L'enquête a révélé qu'une centaine de certificats avaient été falsifiés. Parmi les 21 personnes interpellées, figure la tête présumée du réseau, un homme de 59 ans, originaire de Narbonne, qui possède plusieurs boucheries chevalines et des parts dans l'abattoir de la ville. Quatre vétérinaires, soupçonnés au mieux de «négligence», voire de «corruption», selon M. Robin, ont été placés en garde à vue. Basés dans l'Aude, l'Ardèche, le Gard et le Cantal, ils signaient des certificats, parfois sans même avoir vu les animaux concernés, a précisé M. Robin.

Nuisibles à la santé de l'homme?

Treize rabatteurs ont également été interpellés. Une partie des personnes interpellées seront présentées, d'ici à 48 heures, à la juge chargée de l'information judiciaire ouverte en novembre pour «tromperie, faux, faux et usage de faux, corruption et association de malfaiteurs». Concernant Sanofi, l'un de ses sites en Ardèche aurait cédé des animaux entre 2010 et 2012 à un marchand de chevaux du Gard, qui les aurait ensuite vendus à l'organisateur du trafic présumé, selon les enquêteurs. Le trafic concerne aussi des chevaux achetés à des centres équestres ou à des particuliers.

Il s'étendrait à plusieurs pays européens, en particulier l'Espagne où l'abattoir de Gérone a été perquisitionné. «50% étaient destinés à la consommation en France et 50% à l'exportation», a précisé M. Robin, sans donner plus d'informations sur les autres pays.
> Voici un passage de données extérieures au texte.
template <int MODE, int S>
__global__ __launch_bounds__(kXThreads) void k_xpass(XArgs a) {
    extern __shared__ __attribute__((aligned(16))) float2 smem[];
    const SlabGeom& g = a.g;
    const int Mx = int(g.Mx);
    const int Hx = int(a.Hx);
    const int Hp = int(a.Hp);
    const int nx = int(g.nx);
    const int cx = g.cx;
    float2* tw = smem;
    const int wv = threadIdx.x >> 6;
    const int lane = threadIdx.x & 63;
    float2* A = smem + Mx + wv * x_wave_elems(Mx);
    float2* B = A + Mx + 2;
    for (int i = threadIdx.x; i < Mx; i += kXThreads) tw[i] = a.fx.tw[i];
    const int nrows = int(g.My * g.Mz);
    const int nlin = a.pn0 + a.pn1;
    double ssum = 0.0;
    float smax = -1.0f;
    __syncthreads();
    for (int pg = blockIdx.x; pg * kXPairs < nlin; pg += gridDim.x) {
        const int pair = x_pair(a, pg * kXPairs + wv);
        const bool active = pair >= 0;
        const int r0 = 2 * pair, r1 = 2 * pair + 1;
        const bool valid0 = active && r0 < nrows, valid1 = active && r1 < nrows;
        const int sm0 = valid0 ? a.row_mirror[r0] : -1, sm1 = valid1 ? a.row_mirror[r1] : -1;
        const int so0 = valid0 ? a.row_one[r0] : -1, so1 = valid1 ? a.row_one[r1] : -1;
        float2* Z = A;
        if constexpr (MODE == XM_QUOT || MODE == XM_UPDATE) {
            int p0 = -1, p1 = -1;
            if constexpr (MODE == XM_QUOT) {
                p0 = so0 >= 0 ? r0 : -1;
                p1 = so1 >= 0 ? r1 : -1;
            } else {
                p0 = sm0 >= 0 ? (sm0 / int(g.ny)) * int(g.My) + sm0 % int(g.ny) : -1;
                p1 = sm1 >= 0 ? (sm1 / int(g.ny)) * int(g.My) + sm1 % int(g.ny) : -1;
            }
            const float2* row0 = a.Cin + int64_t(p0) * Hp;
            const float2* row1 = a.Cin + int64_t(p1) * Hp;
            for (int k = lane; k < Hx; k += 64) {
                B[k] = p0 >= 0 ? row0[k] : make_float2(0.f, 0.f);
                B[Hx + k] = p1 >= 0 ? row1[k] : make_float2(0.f, 0.f);
            }
            __syncthreads();
            for (int k = lane; k < Mx; k += 64) {
                float2 xa, xb;
                if (k <= Mx / 2) {
                    xa = B[k];
                    xb = B[Hx + k];
                    if (k == 0 || k == Mx / 2) {
                        xa.y = 0.f;
                        xb.y = 0.f;
                    }
                } else {
                    xa = B[Mx - k];
                    xb = B[Hx + Mx - k];
                    xa.y = -xa.y;
                    xb.y = -xb.y;
                }
                A[k] = make_float2(xa.x - xb.y, xa.y + xb.x);
            }
            __syncthreads();
            Z = fft_pp<true>(A, B, tw, a.fx, 0, lane, 64, 1, 0, active);
        }
        float2* O = (Z == A) ? B : A;
        if constexpr (MODE == XM_PSI) {
            const float* p0 = a.psi_in + int64_t(sm0 < 0 ? 0 : sm0) * nx;
            const float* p1 = a.psi_in + int64_t(sm1 < 0 ? 0 : sm1) * nx;
            for (int qx = lane; qx < Mx; qx += 64) {
                const int sx = qx < nx + cx ? qx : qx - Mx;
                const int lx = int(mirror_idx(sx, nx));
                Z[qx] = make_float2(sm0 >= 0 ? p0[lx] : 0.f, sm1 >= 0 ? p1[lx] : 0.f);
            }
        } else if constexpr (MODE == XM_KERNEL) {
            for (int qx = lane; qx < Mx; qx += 64) {
                float v[2] = {0.f, 0.f};
#pragma unroll
                for (int h = 0; h < 2; ++h) {
                    const int r = h == 0 ? r0 : r1;
                    if (!(h == 0 ? valid0 : valid1)) continue;
                    const int qz = r / int(g.My), qy = r % int(g.My);
                    const int jz = (qz + a.kz / 2) % int(g.Mz), jy = (qy + a.ky / 2) % int(g.My);
                    const int jx = (qx + a.kx / 2) % Mx;
                    if (jz < a.kz && jy < a.ky && jx < a.kx)
                        v[h] = a.kern[(int64_t(jz) * a.ky + jy) * a.kx + jx] * a.kscale;
                }
                Z[qx] = make_float2(v[0], v[1]);
            }
        } else if constexpr (MODE == XM_QUOT) {
            const bool live0 = valid0 && sm0 != -1, live1 = valid1 && sm1 != -1;
            for (int qx = lane; qx < Mx; qx += 64) {
                const float2 bz = Z[qx];
                float q0 = live0 ? 1.0f : 0.0f, q1 = live1 ? 1.0f : 0.0f;
                if (qx < nx) {
                    if (so0 >= 0) {
                        const float iv = ldv<S>(a.img, int64_t(so0) * nx + qx);
                        if (iv > 0.0f) q0 = __fdiv_rn(iv, bz.x);
                    }
                    if (so1 >= 0) {
                        const float iv = ldv<S>(a.img, int64_t(so1) * nx + qx);
                        if (iv > 0.0f) q1 = __fdiv_rn(iv, bz.y);
                    }
                }
                Z[qx] = make_float2(q0, q1);
            }
        } else {
            for (int qx = lane; qx < nx; qx += 64) {
                const float2 iz = Z[qx];
                float o0 = 0.f, o1 = 0.f;
                if (sm0 >= 0) {
                    const int64_t vi = int64_t(sm0) * nx + qx;
                    const float last = a.psi_in[vi];
                    o0 = next_value(last, iz.x, ldv<S>(a.w, vi), a.lambda);
                    if (so0 >= 0) {
                        a.psi_out[vi] = o0;
                        const float ch = fabsf(__fsub_rn(o0, last));
                        ssum += (double)ch;
                        smax = fmaxf(smax, ch);
                    }
                }
                if (sm1 >= 0) {
                    const int64_t vi = int64_t(sm1) * nx + qx;
                    const float last = a.psi_in[vi];
                    o1 = next_value(last, iz.y, ldv<S>(a.w, vi), a.lambda);
                    if (so1 >= 0) {
                        a.psi_out[vi] = o1;
                        const float ch = fabsf(__fsub_rn(o1, last));
                        ssum += (double)ch;
                        smax = fmaxf(smax, ch);
                    }
                }
                Z[qx] = make_float2(o0, o1);
            }
            __syncthreads();
            for (int qx = nx + lane; qx < Mx; qx += 64) {
                const int sx = qx < nx + cx ? qx : qx - Mx;
                Z[qx] = Z[mirror_idx(sx, nx)];
            }
        }
        __syncthreads();
        if (MODE == XM_UPDATE && a.Cout == nullptr) continue;
        float2* F = fft_pp<false>(Z, O, tw, a.fx, 0, lane, 64, 1, 0, active);
        const bool w0 = valid0 && sm0 != -1, w1 = valid1 && sm1 != -1;
        float2* out0 = a.Cout + int64_t(r0) * Hp;
        float2* out1 = a.Cout + int64_t(r1) * Hp;
        for (int k = lane; k < Hp; k += 64) {
            float2 xa = make_float2(0.f, 0.f), xb = make_float2(0.f, 0.f);
            if (k < Hx) {
                const float2 zk = F[k];
                const float2 zm = F[k == 0 ? 0 : Mx - k];
                xa = make_float2(0.5f * (zk.x + zm.x), 0.5f * (zk.y - zm.y));
                xb = make_float2(0.5f * (zk.y + zm.y), -0.5f * (zk.x - zm.x));
            }
            if (w0) out0[k] = xa;
            if (w1) out1[k] = xb;
        }
        __syncthreads();
    }
    if constexpr (MODE == XM_UPDATE) {
        __shared__ double sh_sum[kXThreads / 64];
        __shared__ float sh_max[kXThreads / 64];
        for (int off = 32; off > 0; off >>= 1) {
            ssum += __shfl_xor(ssum, off, 64);
            smax = fmaxf(smax, __shfl_xor(smax, off, 64));
        }
        if (lane == 0) {
            sh_sum[wv] = ssum;
            sh_max[wv] = smax;
        }
        __syncthreads();
        if (threadIdx.x == 0) {
            for (int i = 1; i < kXThreads / 64; ++i) {
                ssum += sh_sum[i];
                smax = fmaxf(smax, sh_max[i]);
            }
            a.partials[2 * blockIdx.x] = ssum;
            a.partials[2 * blockIdx.x + 1] = (double)smax;
        }
    }
}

Cependant «je n'ai pas de certitude que ces animaux étaient nuisibles à la santé humaine» en l'état des analyses toxicologiques, a-t-il ajouté. «Ce n'est pas parce qu'ils sont impropres à la consommation qu'ils sont nuisibles à la santé de l'homme», a-t-il poursuivi, précisant qu'il s'agissait d'«une fraude aux normes sanitaires, pas d'une fraude sanitaire». Les gendarmes s'étaient rendus lundi au petit matin chez le négociant de Narbonne pour l'interpeller, puis perquisitionner à l'abattoir municipal.

Millions de plats vendus

Ils ont ensuite saisi de la viande dans une boucherie de Narbonne appartenant à l'homme soupçonné d'être à la tête du réseau. Une centaine de gendarmes ont été mobilisés dans l'Aude, le Gard, la Loire, la Haute-Loire, les Alpes-de-Haute-Provence, le Cantal, le Puy-de-Dôme, la Drôme ou encore le Tarn-et-Garonne, pour procéder aux interpellations et perquisitionner des bureaux ou des abattoirs. Une dénonciation anonyme.

C'est une dénonciation anonyme adressée fin 2012 à la direction audoise de la protection des populations qui a déclenché l'enquête, aujourd'hui confiée à la section de recherches de Montpellier. L'affaire risque d'éprouver à nouveau la filière de viande de cheval. Celle-ci avait été durement touchée par la révélation, début 2013 qu'une entreprise de l'Aude, Spanghero, revendait de la viande de cheval pour du bœuf. Cette viande avait ensuite servi à la préparation de millions de plats cuisinés, comme des lasagnes, pour des grandes marques ou la grande distribution.